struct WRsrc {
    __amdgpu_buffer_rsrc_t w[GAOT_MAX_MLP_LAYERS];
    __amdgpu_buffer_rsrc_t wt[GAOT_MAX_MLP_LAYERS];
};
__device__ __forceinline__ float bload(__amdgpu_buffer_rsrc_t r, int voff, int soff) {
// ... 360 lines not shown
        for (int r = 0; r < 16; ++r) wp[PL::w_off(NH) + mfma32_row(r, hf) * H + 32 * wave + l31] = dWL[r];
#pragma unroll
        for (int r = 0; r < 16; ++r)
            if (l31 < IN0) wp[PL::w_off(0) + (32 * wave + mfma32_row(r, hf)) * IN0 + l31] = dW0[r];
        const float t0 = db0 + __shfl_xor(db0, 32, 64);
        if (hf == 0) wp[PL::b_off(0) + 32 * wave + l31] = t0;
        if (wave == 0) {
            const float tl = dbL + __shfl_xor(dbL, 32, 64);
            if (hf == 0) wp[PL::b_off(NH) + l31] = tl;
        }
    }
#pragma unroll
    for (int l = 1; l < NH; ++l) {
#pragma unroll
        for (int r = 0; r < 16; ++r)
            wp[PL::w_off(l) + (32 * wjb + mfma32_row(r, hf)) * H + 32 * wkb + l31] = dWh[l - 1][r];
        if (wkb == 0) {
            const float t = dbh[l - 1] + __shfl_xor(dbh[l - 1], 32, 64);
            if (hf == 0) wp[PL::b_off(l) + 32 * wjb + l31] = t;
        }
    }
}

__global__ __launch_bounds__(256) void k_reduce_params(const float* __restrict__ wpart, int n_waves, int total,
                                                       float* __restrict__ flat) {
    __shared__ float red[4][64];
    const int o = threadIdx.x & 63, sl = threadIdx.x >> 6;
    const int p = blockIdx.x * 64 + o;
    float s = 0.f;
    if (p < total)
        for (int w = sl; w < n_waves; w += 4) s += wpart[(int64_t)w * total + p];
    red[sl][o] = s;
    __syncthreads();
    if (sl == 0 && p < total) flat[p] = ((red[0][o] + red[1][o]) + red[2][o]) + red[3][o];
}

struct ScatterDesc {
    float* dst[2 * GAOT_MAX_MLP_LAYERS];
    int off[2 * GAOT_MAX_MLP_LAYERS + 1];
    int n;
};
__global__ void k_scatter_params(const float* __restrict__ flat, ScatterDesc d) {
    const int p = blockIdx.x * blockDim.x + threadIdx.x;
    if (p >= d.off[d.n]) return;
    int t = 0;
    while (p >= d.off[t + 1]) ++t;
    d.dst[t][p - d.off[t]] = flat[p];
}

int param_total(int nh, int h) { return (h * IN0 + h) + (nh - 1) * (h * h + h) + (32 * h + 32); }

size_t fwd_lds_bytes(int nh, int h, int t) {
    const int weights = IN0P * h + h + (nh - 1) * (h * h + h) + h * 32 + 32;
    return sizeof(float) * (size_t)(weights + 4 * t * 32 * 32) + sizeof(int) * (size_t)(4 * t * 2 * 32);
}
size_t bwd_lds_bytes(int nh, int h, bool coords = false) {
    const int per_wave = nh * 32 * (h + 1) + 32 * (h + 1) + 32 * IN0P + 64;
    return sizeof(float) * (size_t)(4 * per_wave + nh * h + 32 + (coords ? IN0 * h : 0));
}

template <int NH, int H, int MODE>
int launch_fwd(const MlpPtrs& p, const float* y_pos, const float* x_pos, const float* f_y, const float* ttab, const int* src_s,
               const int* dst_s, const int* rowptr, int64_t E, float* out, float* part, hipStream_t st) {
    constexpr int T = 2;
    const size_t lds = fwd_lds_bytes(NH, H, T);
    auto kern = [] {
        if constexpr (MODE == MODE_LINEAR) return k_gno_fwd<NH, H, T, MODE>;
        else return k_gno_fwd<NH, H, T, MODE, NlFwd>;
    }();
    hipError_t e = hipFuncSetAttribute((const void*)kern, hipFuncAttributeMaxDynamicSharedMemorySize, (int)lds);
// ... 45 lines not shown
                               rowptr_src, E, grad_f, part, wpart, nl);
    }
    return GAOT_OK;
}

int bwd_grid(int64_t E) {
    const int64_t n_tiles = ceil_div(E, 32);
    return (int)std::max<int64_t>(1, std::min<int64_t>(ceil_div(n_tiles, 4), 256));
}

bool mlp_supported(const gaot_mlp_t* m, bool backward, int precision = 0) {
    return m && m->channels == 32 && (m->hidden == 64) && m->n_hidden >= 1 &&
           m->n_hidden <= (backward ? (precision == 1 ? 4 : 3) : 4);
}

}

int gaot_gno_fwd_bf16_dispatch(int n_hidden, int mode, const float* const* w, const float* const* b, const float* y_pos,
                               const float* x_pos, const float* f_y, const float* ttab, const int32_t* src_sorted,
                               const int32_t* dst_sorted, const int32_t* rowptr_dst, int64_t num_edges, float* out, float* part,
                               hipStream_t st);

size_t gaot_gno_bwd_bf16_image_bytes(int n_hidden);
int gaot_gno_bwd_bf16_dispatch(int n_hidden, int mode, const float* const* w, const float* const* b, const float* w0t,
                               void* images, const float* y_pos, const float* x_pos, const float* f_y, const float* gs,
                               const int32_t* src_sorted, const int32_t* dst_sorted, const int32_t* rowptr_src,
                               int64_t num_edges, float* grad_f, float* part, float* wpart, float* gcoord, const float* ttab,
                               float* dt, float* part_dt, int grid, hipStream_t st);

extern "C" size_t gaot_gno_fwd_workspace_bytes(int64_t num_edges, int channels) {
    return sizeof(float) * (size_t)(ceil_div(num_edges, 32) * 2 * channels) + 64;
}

····················

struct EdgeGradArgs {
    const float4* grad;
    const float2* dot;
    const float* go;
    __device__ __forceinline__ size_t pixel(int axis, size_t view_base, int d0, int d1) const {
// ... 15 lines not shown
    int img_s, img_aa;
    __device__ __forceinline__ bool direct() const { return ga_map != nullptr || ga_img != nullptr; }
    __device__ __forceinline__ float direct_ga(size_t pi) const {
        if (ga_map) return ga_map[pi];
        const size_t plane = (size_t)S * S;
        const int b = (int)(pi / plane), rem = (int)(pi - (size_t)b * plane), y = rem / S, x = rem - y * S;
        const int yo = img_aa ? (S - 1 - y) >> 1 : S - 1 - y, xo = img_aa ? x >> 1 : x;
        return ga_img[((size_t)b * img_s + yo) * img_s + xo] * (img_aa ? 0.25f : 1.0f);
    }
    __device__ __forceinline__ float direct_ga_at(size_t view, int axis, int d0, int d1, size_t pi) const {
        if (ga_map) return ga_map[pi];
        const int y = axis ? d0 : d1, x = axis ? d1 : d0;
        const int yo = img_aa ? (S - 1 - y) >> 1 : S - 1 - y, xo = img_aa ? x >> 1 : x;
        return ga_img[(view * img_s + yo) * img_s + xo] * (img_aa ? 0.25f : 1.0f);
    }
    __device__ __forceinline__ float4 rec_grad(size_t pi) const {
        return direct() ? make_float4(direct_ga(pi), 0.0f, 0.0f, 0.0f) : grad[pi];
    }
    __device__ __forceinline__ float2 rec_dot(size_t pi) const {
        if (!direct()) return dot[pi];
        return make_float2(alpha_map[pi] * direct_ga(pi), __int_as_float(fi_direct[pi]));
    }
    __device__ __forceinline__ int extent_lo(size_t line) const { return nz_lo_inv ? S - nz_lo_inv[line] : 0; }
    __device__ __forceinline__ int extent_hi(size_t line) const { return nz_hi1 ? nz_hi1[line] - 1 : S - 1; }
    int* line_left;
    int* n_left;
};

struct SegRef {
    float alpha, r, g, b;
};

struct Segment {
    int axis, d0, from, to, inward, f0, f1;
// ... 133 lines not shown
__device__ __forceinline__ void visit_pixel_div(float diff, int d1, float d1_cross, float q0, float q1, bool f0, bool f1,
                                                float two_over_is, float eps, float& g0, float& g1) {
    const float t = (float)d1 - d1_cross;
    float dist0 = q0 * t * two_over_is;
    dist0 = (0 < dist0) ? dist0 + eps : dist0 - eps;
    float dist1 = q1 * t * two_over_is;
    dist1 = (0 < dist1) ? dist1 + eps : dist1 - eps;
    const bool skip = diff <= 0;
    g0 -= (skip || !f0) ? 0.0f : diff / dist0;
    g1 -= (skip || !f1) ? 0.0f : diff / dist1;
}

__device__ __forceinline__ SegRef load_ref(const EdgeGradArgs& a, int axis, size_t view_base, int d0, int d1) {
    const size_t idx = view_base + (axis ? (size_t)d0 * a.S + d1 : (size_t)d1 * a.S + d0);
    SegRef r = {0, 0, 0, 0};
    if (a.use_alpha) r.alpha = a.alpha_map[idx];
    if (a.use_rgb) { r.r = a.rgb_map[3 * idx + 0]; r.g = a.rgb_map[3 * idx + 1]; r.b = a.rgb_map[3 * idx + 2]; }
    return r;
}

····················

■ **Exercise requirements**:
Go through the material above and copy each line that holds the string "ttab".

■ **Task output**:
int launch_fwd(const MlpPtrs& p, const float* y_pos, const float* x_pos, const float* f_y, const float* ttab, const int* src_s,
                               const float* x_pos, const float* f_y, const float* ttab, const int32_t* src_sorted,
                               int64_t num_edges, float* grad_f, float* part, float* wpart, float* gcoord, const float* ttab,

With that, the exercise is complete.